Mortgage Investors Getting Protection From Obama’s Housing Bill

Thousands of homeowners who are struggling to meet their monthly mortgage payments or are already in default with their home mortgage cheered when they heard about the Obama’s new housing bill.  Many people have been holding their breath each month, praying they won’t be laid off and need to go through mortgage default on their home. The “Helping Families Save Their Homes in Bankruptcy Act of 2009” was initially advertised to help with the American ongoing foreclosure issue. The House approved bill grants judges the immediate authority to modify mortgage loans and lower monthly mortgage payments. This power is regarding both principal and interest rates for the entire term of the home mortgage loan. It was “sold” to the American people as help to halt foreclosures and is now being sent to the Senate for possible approval. Homeowners who may be interested in learning more about loan modification and this bill can visit for more information. 

However, there is more to Obama’s housing bill, as there always is with any politically motivated piece of legislature. In the fine print of the bill’s details are provisions which protect big investors from bankruptcy “cramdown” cases. This last minute addition to “Helping Families Save Their Homes Act of 2009” protects senior mortgage investors. These pension funds, foreign banks and life insurance firms would be in better shape with a court-ordered modification than a voluntary one outside of the courtroom.

When a loan amount is reduced in bankruptcy court, the result is called a “cramdown”. This option is quite popular with those who feel the wealth should be spread around, even in home loans. In addition, even large lenders like Citigroup are supporting the idea after they got a bailout from the government. 

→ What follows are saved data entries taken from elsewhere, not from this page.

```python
_ENV_SWITCHES = {
    "CAPTRA_BF16_SHARED_AFFINE": ("captra_dense_bf16_set_shared_affine", ()),
    "CAPTRA_SA_BF16_VARIANT": ("captra_sa_bf16_set_variant", ()),
    "CAPTRA_FPS_DEFER": ("captra_fps_set_defer", ()),
    "CAPTRA_NN_SPLIT": ("captra_three_nn_set_split", ()),
    "CAPTRA_BQ_CPW": ("captra_ball_query_set_cpw", ()),
    "CAPTRA_SA_SPLIT": ("captra_sa_fused_set_split", ()),
    "CAPTRA_HEAD_PERSIST": ("captra_tile_bf16_set_persistent", ()),
    "CAPTRA_L1_FINE": ("captra_sa1_stream_set_fine", ()),
    "CAPTRA_L1_WHOLE": ("captra_sa1_stream_set_whole", ()),
    "CAPTRA_L1_GRID": ("captra_sa1_stream_set_grid", (1,)),
}


class CaptraHipError(RuntimeError):
    pass


class LaunchOpts(C.Structure):
    _fields_ = [("splitk_positions", _INT), ("sa_prezeroed", _INT), ("centre_m0", _INT), ("centre_mc", _INT), ("reserved_cus", _INT),
                ("dyn_slot", _P)]

# ... 146 lines not shown
```

captra_amd/csrc/sa_fused.hip:

```cpp
#include "common.h"
#include "wave_mlp.h"

namespace {


constexpr int SF_POS = 128;
constexpr int SF_BK = 16;
constexpr int SF_BM = 128;
constexpr int SF_MAXC = 256;

struct SaParams {
    int n, m, k, cfeat;
    int c1, c2, c3;
    const float *feat;
    const float *xyz_cn;
    const float *new_xyz;
    const int *idx;
    const float *w1, *b1, *w2, *b2, *w3, *b3;
    float *out;
    int out_ctotal, co_off;
};

template <int WN>
__device__ __forceinline__ void sa_prefetch_first(float (&pre)[16], const float *__restrict__ wt, int cin, int cout) {
// ... 222 lines not shown
    }
}

struct SwParams {
    int b, n, m, k;
    const float *feat, *xyz_cn, *new_xyz;
    const int *idx;
    const float *w1, *b1, *w2, *b2, *w3, *b3;
    float *out;
    int out_ctotal, co_off;
    const float *v1;
    unsigned long long *prof;
    int split;
    int m0, mc;
    int *dyn;
};

#define SW_TICK(slot)                                                         \
    if (CAPTRA_PROF_ON(p.prof)) {                                                  \
        const unsigned long long t_now = __builtin_amdgcn_s_memtime();        \
        if (lane == 0 && sampled) atomicAdd(p.prof + (slot), t_now - t_last); \
        t_last = t_now;                                                       \
    }

template <int CF, int C1, int NOUT, typename Next>
__device__ __forceinline__ void sw_layer1_gather(const SwParams &p, int b, int id, const float (&ctr)[3], const float *bias_lds,
                                                 float (&hout)[NOUT], int lane, Next next) {
    constexpr int CIN = CF + 3;
    using S = SwShape<CIN, C1>;
    constexpr int NT = S::NT;
// ... 240 lines not shown
#undef SL_LOAD_QUAD
#pragma unroll
        for (int tm = 0; tm < 2; ++tm)
            if (2 * ps + tm < S::NT) {
                if (LAST) sw_bfly_accumulate(acc[tm], zrun[2 * ps + tm], lane);
                else sw_mid_epilogue<NOUT>(acc[tm], 2 * ps + tm, hout);
            }
    }
}
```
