extern "C" int desta_attention_decode_kv8(const desta_attn_desc* d, const float* k_scale, const float* v_scale, int64_t scale_batch_stride,
                                          int64_t scale_row_stride, void* workspace, size_t workspace_bytes, void* stream) {
    DESTA_CHECK_ARG(d, "attention_decode_kv8: null descriptor");
    DESTA_CHECK_ARG(k_scale && v_scale && scale_batch_stride >= 0 && scale_row_stride > 0, "attention_decode_kv8: null scale or bad scale stride");
    DESTA_CHECK_ARG(d->seq_q == 1, "attention_decode_kv8: seq_q %d unsupported (one query row per sequence)", d->seq_q);
    DESTA_CHECK_ARG(d->head_dim == 128, "attention_decode_kv8: head_dim %d unsupported (128)", d->head_dim);
    DESTA_CHECK_ARG(!d->causal, "attention_decode_kv8: causal must be 0 (the one query row sees every key of [kv_start, seq_k))");
    DESTA_CHECK_ARG(d->dropout_p == 0.f, "attention_decode_kv8: dropout_p must be 0");
    DESTA_CHECK_ARG(!d->rope_cos_sin, "attention_decode_kv8: rope_cos_sin must be NULL");
    DESTA_CHECK_ARG(!d->O_f32, "attention_decode_kv8: O_f32 must be NULL");
    DESTA_CHECK_ARG(!d->dO && !d->dQ, "attention_decode_kv8: dO and dQ must be NULL (forward only)");
    AttnArgs a;
    if (int rc = fill_args(d, a)) return rc;
    const int G = a.Hq / a.Hkv;
    DESTA_CHECK_ARG(G <= 8, "attention_decode_kv8: group of %d query heads per kv head unsupported (at most 8)", G);
    DESTA_CHECK_ARG(d->O && ((size_t)d->O & 15) == 0 && d->o_batch_stride % 8 == 0,
                    "attention_decode_kv8: O must be 16-byte aligned with a batch stride that is a multiple of 8 elements");
    DESTA_CHECK_ARG((((size_t)d->Q | (size_t)d->K | (size_t)d->V) & 15) == 0 && d->q_batch_stride % 8 == 0 &&
                    d->k_batch_stride % 8 == 0 && d->v_batch_stride % 8 == 0,
                    "attention_decode_kv8: Q, K, V must be 16-byte aligned with batch strides that are multiples of 8 elements");
    const int nch = (a.Sk + DESTA_ATTN_DECODE_CHUNK - 1) / DESTA_ATTN_DECODE_CHUNK;
    const size_t need = desta_attention_decode_workspace_bytes(a.B, a.Hq, a.Sk, 128);
    DESTA_CHECK_ARG(need == 0 || (workspace && workspace_bytes >= need && ((size_t)workspace & 15) == 0),
                    "attention_decode_kv8: workspace of %zu bytes is too small or misaligned (%zu needed, 16-byte aligned)", workspace_bytes, need);
    DESTA_CHECK_ARG((long)a.B * a.Hkv * nch <= 0x7fffffffL, "attention_decode_kv8: grid too large");
    float* ws_ml = (float*)workspace;
    float* ws_o = ws_ml ? ws_ml + decode_ml_floats((size_t)a.B * a.Hq * nch) : nullptr;
    const dim3 grid((unsigned)(a.B * a.Hkv * nch));
    hipStream_t st = (hipStream_t)stream;
    const long sbs = (long)scale_batch_stride, srs = (long)scale_row_stride;
    if (G == 1) hipLaunchKernelGGL((attn_kv8_k<1>), grid, dim3(256), 0, st, a, k_scale, v_scale, sbs, srs, ws_ml, ws_o, nch);
    else if (G == 2) hipLaunchKernelGGL((attn_kv8_k<2>), grid, dim3(256), 0, st, a, k_scale, v_scale, sbs, srs, ws_ml, ws_o, nch);
    else if (G <= 4) hipLaunchKernelGGL((attn_kv8_k<4>), grid, dim3(256), 0, st, a, k_scale, v_scale, sbs, srs, ws_ml, ws_o, nch);
    else hipLaunchKernelGGL((attn_kv8_k<8>), grid, dim3(256), 0, st, a, k_scale, v_scale, sbs, srs, ws_ml, ws_o, nch);
    DESTA_CHECK_LAUNCH("attention_decode_kv8");
    if (nch > 1) {
        hipLaunchKernelGGL(attn_decode_combine_k, dim3((unsigned)((a.B * a.Hq + 7) / 8)), dim3(256), 0, st, a, ws_ml, ws_o, nch);
        DESTA_CHECK_LAUNCH("attention_decode_kv8 (combine)");
    }
    return DESTA_OK;
}

namespace {
constexpr int KV8_DQ_SLOTS = 16;
__global__ __launch_bounds__(256) void kv8_dequant_k(const uint8_t* __restrict__ cache, long c_bs, long c_rs, const float* __restrict__ scale,
                                                     long s_bs, long s_rs, const int* __restrict__ kv_start, int n_heads, int slot1,
                                                     bf16_t* __restrict__ out, long o_bs, long o_rs) {
    const int b = blockIdx.y;
    const int kv_lo = kv_start ? max(0, min(kv_start[b], slot1)) : 0;
    const int first = max((int)blockIdx.x * KV8_DQ_SLOTS, kv_lo), last = min((int)blockIdx.x * KV8_DQ_SLOTS + KV8_DQ_SLOTS, slot1);
    if (first >= last) return;
    const int per = n_heads * 8;
    const int items = (last - first) * per;
    cache += (long)b * c_bs;
    scale += (long)b * s_bs;
    out += (long)b * o_bs;
    for (int i = threadIdx.x; i < items; i += 256) {
        const int s = first + i / per, r = i % per;
        const uint4 q = *(const uint4*)(cache + (long)s * c_rs + 16 * r);
        const float sc = scale[(long)s * s_rs + (r >> 3)];
        union { bf16x8 v; u16x8 u; } lo, hi;
        lo.v = e4m3x8_to_bf16(make_uint2(q.x, q.y));
        hi.v = e4m3x8_to_bf16(make_uint2(q.z, q.w));
#pragma unroll
        for (int e = 0; e < 8; ++e) {
            lo.u[e] = f2bf(bf2f(lo.u[e]) * sc);
            hi.u[e] = f2bf(bf2f(hi.u[e]) * sc);
        }
        bf16_t* o = out + (long)s * o_rs + 16 * r;
        *(u16x8*)o = lo.u;
        *(u16x8*)(o + 8) = hi.u;
    }
}
}

extern "C" int desta_kv8_dequant(const uint8_t* kv_cache, int64_t kv_batch_stride, int64_t kv_row_stride, const float* kv_scale,
                                 int64_t scale_batch_stride, int64_t scale_row_stride, const int32_t* kv_start, int batch, int n_heads,
                                 int head_dim, int slot1, void* out_bf16, int64_t out_batch_stride, int64_t out_row_stride, void* stream) {
    DESTA_CHECK_ARG(kv_cache && kv_scale && out_bf16, "kv8_dequant: null cache, scale or output");
    DESTA_CHECK_ARG(head_dim == 128, "kv8_dequant: head_dim %d unsupported (128)", head_dim);
    DESTA_CHECK_ARG(batch > 0 && batch <= 65535 && n_heads > 0 && n_heads <= 4096, "kv8_dequant: bad batch %d or n_heads %d", batch, n_heads);
    DESTA_CHECK_ARG(slot1 > 0, "kv8_dequant: slot1 %d must be positive", slot1);
    const long w = (long)n_heads * 128;
    DESTA_CHECK_ARG(((size_t)kv_cache & 15) == 0 && kv_row_stride >= w && kv_row_stride % 16 == 0 && kv_batch_stride >= 0 && kv_batch_stride % 16 == 0,
                    "kv8_dequant: cache must be 16-byte aligned with row / batch strides that are multiples of 16 bytes, rows of at least %ld", w);
    DESTA_CHECK_ARG(scale_row_stride >= n_heads && scale_batch_stride >= 0, "kv8_dequant: bad scale stride");
    DESTA_CHECK_ARG(((size_t)out_bf16 & 15) == 0 && out_row_stride >= w && out_row_stride % 8 == 0 && out_batch_stride >= 0 && out_batch_stride % 8 == 0,
                    "kv8_dequant: output must be 16-byte aligned with row / batch strides that are multiples of 8 elements, rows of at least %ld", w);
    const dim3 grid((unsigned)((slot1 + KV8_DQ_SLOTS - 1) / KV8_DQ_SLOTS), (unsigned)batch);
    hipLaunchKernelGGL(kv8_dequant_k, grid, dim3(256), 0, (hipStream_t)stream, kv_cache, (long)kv_batch_stride, (long)kv_row_stride, kv_scale,
                       (long)scale_batch_stride, (long)scale_row_stride, (const int*)kv_start, n_heads, slot1, (bf16_t*)out_bf16,
                       (long)out_batch_stride, (long)out_row_stride);
    DESTA_CHECK_LAUNCH("kv8_dequant");
    return DESTA_OK;
}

The reason protection for top-tier mortgage back securities was needed in Obama’s new housing bill was because without the language in the bill protecting them, these securities could be downgraded significantly. The results of a significant downgrade could include increased capital requirements for life insurers and a need to raise capital in unsteady economic times. While this seems to be a “rich person’s” issue, the truth is if this protection wasn’t included in the new Obama housing plan, every American could start seeing problems with their life insurance and getting insured would be even more difficult than ever before. Thus, it was essential to add this protective component into the language of this recently House-approved bill. 

While this bill may help some homeowners, those homeowners struggling to pay their mortgage right now may need immediate help. They can gain urgent assistance from The Feldman Law Center professionals by visiting These loan modification and foreclosure avoidance professionals can help negotiate with lenders and avoid home foreclosure. The services they offer are perfect for those under financial hardship and cannot pay their mortgage, those who have been a victim of predatory lending on their mortgage, owners who already have a foreclosure date or anyone who wants to avoid their credit being ruined for the next ten years due to foreclosure.

About Author
Alex is a famous author who writes about Loan Modification. FeldMan Law Center is a free resource for millions of people to find information regarding several topics related to loan modifications and resources to information.